Sound event detection (SED) is the task of recognizing the sound events and their respective temporal start and end time in a recording. Sound events in real life do not always occur in isolation, but tend to considerably overlap with each other. Recognizing such overlapping sound events is referred as polyphonic SED. Performing polyphonic SED using monochannel audio is a challenging task. These overlapping sound events can potentially be recognized better with multichannel audio. This repository supports both single- and multichannel versions of polyphonic SED and is referred as SEDnet hereafter.
This method was first proposed in 'Sound event detection using spatial features and convolutional recurrent neural network'. It also won the DCASE 2017 real-life sound event detection task. We are releasing a simple vanila code without much frills here.
Sound event localization, detection, and tracking (SELDT) is the combined task of identifying the temporal onset and offset of a sound event, tracking the spatial location when active, and further associating a textual label describing the sound event. We first presented the SELDnet for static scenes with spatially stationary sources here. Thereafter, we presented the performance of SELDnet on dynamic scenes with sources moving with different angular velocities here. We observed that the recurrent layers are crucial for tracking of sources, and perform comparable tracking as bayesian trackers such as RBMCDA particle filter. We are releasing a simple vanila code without much frills and the related datasets here.
This repository presents how to use the Rao-Blackwellized particle filtering for tracking unknown number of 2D targets proposed by Simo Särkkä et. al.. The original docmumentation for the method can be read here. Specifically, this script is a modified version of the original script by Särkkä et. al., adapted for the real example of tracking unknown/multiple number of sound sources in complete 2D space represented using azimuth and elevation angles, also referred as direction of arrival (DOA) estimation.
This work was used as a baseline to compare the performance of a deep neural network (DNN) for tracking multiple moving sources.
Sound event localization and detection (SELD) is the combined task of identifying the temporal onset and offset of a sound event, tracking the spatial location when active, and further associating a textual label describing the sound event. As part of DCASE 2019, we organized the SELD task with a multi-room reverberant dataset synthesized using real-life impulse response (IR) collected at five different environments. This github page shares the benchmark method, SELDnet, and the dataset for the task. The paper describing the SELDnet can be found on IEEExplore and on Arxiv. The dataset, baseline method and benchmark scores have been described in the task paper available here.

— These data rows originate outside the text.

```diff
diff --git a/mspl_amd/layers.py b/mspl_amd/layers.py
--- a/mspl_amd/layers.py
+++ b/mspl_amd/layers.py
@@ -157,6 +157,7 @@
 _CONV_SKIP = os.environ.get('MSPL_CONV_SKIP', '1') != '0'
 _FUSED_BN_TRAIN = os.environ.get('MSPL_FUSED_BN_TRAIN', '1') != '0'
 _FUSED_DW_EXP = os.environ.get('MSPL_EESP_EXP', '1') != '0'
+_FUSED_DOWN = os.environ.get('MSPL_EESP_DOWN', '1') != '0'
 _FUSED_NEXT_PROJ = os.environ.get('MSPL_EESP_NEXT', '1') != '0'
 _FUSED_EESP_TRAIN = os.environ.get('MSPL_FUSED_EESP_TRAIN', '1') != '0'
 _FUSED_PYR_TRAIN = os.environ.get('MSPL_FUSED_PYR_TRAIN', '1') != '0'
@@ -351,6 +352,16 @@
             bs, bb = bn_fold(br.bn)
             return ops.eesp_dw_exp_pack(self._dw_weights(), bs, bb, br.act.weight, exp.conv.weight, H, W, self.dilations)
         return cached(self, 'dwexp%dx%d' % (H, W), deps, build)
+
+    def _down_packed(self):
+        br, exp = self.br_after_cat, self.conv_1x1_exp
+        deps = [m.conv.weight for m in self.spp_dw] + [br.bn.weight, br.bn.bias, br.bn.running_mean, br.bn.running_var,
+                                                      br.act.weight, exp.conv.weight]
+
+        def build():
+            bs, bb = bn_fold(br.bn)
+            return ops.eesp_down_pack(self._dw_weights(), bs, bb, br.act.weight, exp.conv.weight)
+        return cached(self, 'down', deps, build)
 
     def reduce_transform(self, input):
         scale, shift = bn_fold(self.br_after_cat.bn)
@@ -522,13 +533,22 @@
             if r.shape[3] != Wo:
                 raise RuntimeError('The size of tensor a (%d) must match the size of tensor b (%d) at non-singleton '
                                    'dimension 3' % (Wo, r.shape[3]))
-        cat = self.eesp.reduce_transform(input)
+        e = self.eesp
+        pj = e.proj_1x1
+        fused = _FUSED_DOWN and e.stride == 2 and e.downAvg and ops.eesp_down_fits((N, pj.conv.out_channels, H, W), e.dilations)
+        if fused:
+            o1 = pj(input)
+        else:
+            cat = e.reduce_transform(input)
         join(0, (r,))
         scale, shift, rw = self._epilogue_vectors(r is not None)
         ep = Epi(scale, shift, self.act.weight, reinf_r=r, reinf_w=rw)
         _, sums = ops.avgpool3x3s2(input, ep, out=(out, 0), plane_sums=True)
         _remember_plane_sums(input, sums)
-        ops.conv1x1(cat, self.eesp.conv_1x1_exp.conv.weight, self.eesp.k, ep, out=(out, self.nin))
+        if fused:
+            ops.eesp_down(o1, e._down_packed(), e.dilations, ep, out=(out, self.nin))
+        else:
+            ops.conv1x1(cat, e.conv_1x1_exp.conv.weight, e.k, ep, out=(out, self.nin))
         return out
 
 
diff --git a/mspl_amd/ops.py b/mspl_amd/ops.py
--- a/mspl_amd/ops.py
+++ b/mspl_amd/ops.py
@@ -201,6 +201,35 @@
     return dst, rn
 
 
+def eesp_down_fits(shape, dilations):
+    N, n, H, W = [int(v) for v in shape]
+    d = (ctypes.c_int32 * 4)(*[int(v) for v in dilations])
+    return bool(lib.mspl_eesp_down_fits(N, n, H, W, d, current_launch_flags()))
+
+
+def eesp_down_pack(w4, bscale, bshift, balpha, wexp):
+    w4 = _f32(w4, 'w4')
+    n = w4.shape[1]
+    if tuple(w4.shape) != (4, n, 3, 3):
+        raise RuntimeError('mspl_amd: eesp_down weight %s, expected (4,%d,3,3)' % (tuple(w4.shape), n))
+    bs, bb, ba = _vec(bscale, 4 * n, 'bscale'), _vec(bshift, 4 * n, 'bshift'), _vec(balpha, 4 * n, 'balpha')
+    wexp = _vec(wexp, 4 * n * n, 'expansion weight')
+    packed = torch.empty(int(lib.mspl_eesp_down_pack_floats(n)), device=w4.device, dtype=torch.float32)
+    check(lib.mspl_eesp_down_pack(_p(w4), _p(bs), _p(bb), _p(ba), _p(wexp), n, _p(packed), _stream()))
+    return packed
+
+
+def eesp_down(r, packed, dilations, ep, out=None):
+    r = _f32(r, 'r')
+    N, n, H, W = r.shape
+    packed = _vec(packed, int(lib.mspl_eesp_down_pack_floats(n)), 'packed')
+    dst, coff = _dest(out, (N, 4 * n, (H - 1) // 2 + 1, W // 2), r)
+    s, keep = _build(ep, dst, coff, N, 4 * n, ((H - 1) // 2 + 1) * (W // 2))
+    d = (ctypes.c_int32 * 4)(*[int(v) for v in dilations])
+    check(lib.mspl_eesp_down_fwd(_p(r), _p(packed), d, N, n, H, W, ctypes.byref(s), _p(dst), _stream()))
+    return dst
+
+
 def conv1x1(x, w, groups=1, ep=None, out=None):
     x, w = _f32(x, 'x'), _f32(w, 'w')
     N, Cin, H, W = x.shape
```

When we developed the initial sound event localization and detection approach, due to the lack of a metric that was jointly measuring the localization and detection performance, we used separate metrics for localization and detection for our evaluation. This was not a fair evaluation of such a method, hence we proposed a set of new metrics for joint measurement of localization and detection. This code repository implements the new metrics and compares the performance with a test set of outputs from the original method.
We extended the SELD task in DCASE 2020 for dynamic scenes, with both moving and stationary sound events. The baseline method for this task differed in the following ways in comparison to the SELDnet method.
Features: The original SELDnet employed naive phase and magnitude components of the spectrogram as the input feature for all input formats of audio. In this baseline method, we use separate features for first-order Ambisonic (FOA) and microphone array (MIC) datasets. As the interaural level difference feature, we employ the 64-band mel energies extracted from each channel of the input audio for both FOA and MIC. To encode the interaural time difference features, we employ intensity vector features for FOA, and generalized cross-correlation features for MIC.
Loss/Objective: The original SELDnet employed mean square error (MSE) for the DOA loss estimation, and this was computed irrespective of the presence or absence of the sound event. In the current baseline, we used a masked-MSE, which computes MSE only when the sound event is active in the reference.
Evaluation metrics: The performance of the original SELDnet was evaluated with stand-alone metrics for detection and localization. Mainly because there was no suitable metric that could jointly evaluate the performance of localization and detection. Since then, we have proposed a new metric that can jointly evaluate the performance, and we employ this new metric for evaluation here.
We extended the SELD task in DCASE 2021 for dynamic scenes with directional interference noise. In comparison to the DCASE2020 baseline that employed multi-task output, we simplified the model architecture by employing the ACCDOA format, which encodes both SED and DOA information in one single output.
We extended the SELD task in DCASE 2022 for real-life recordings. We extended the DCASE2021 baseline to use Multi-ACCDOA which enables the detection of multiple instances of the same class. Additionally, we added support to SALSAlite features that have been shown to improve the SELD performance for microphone array input.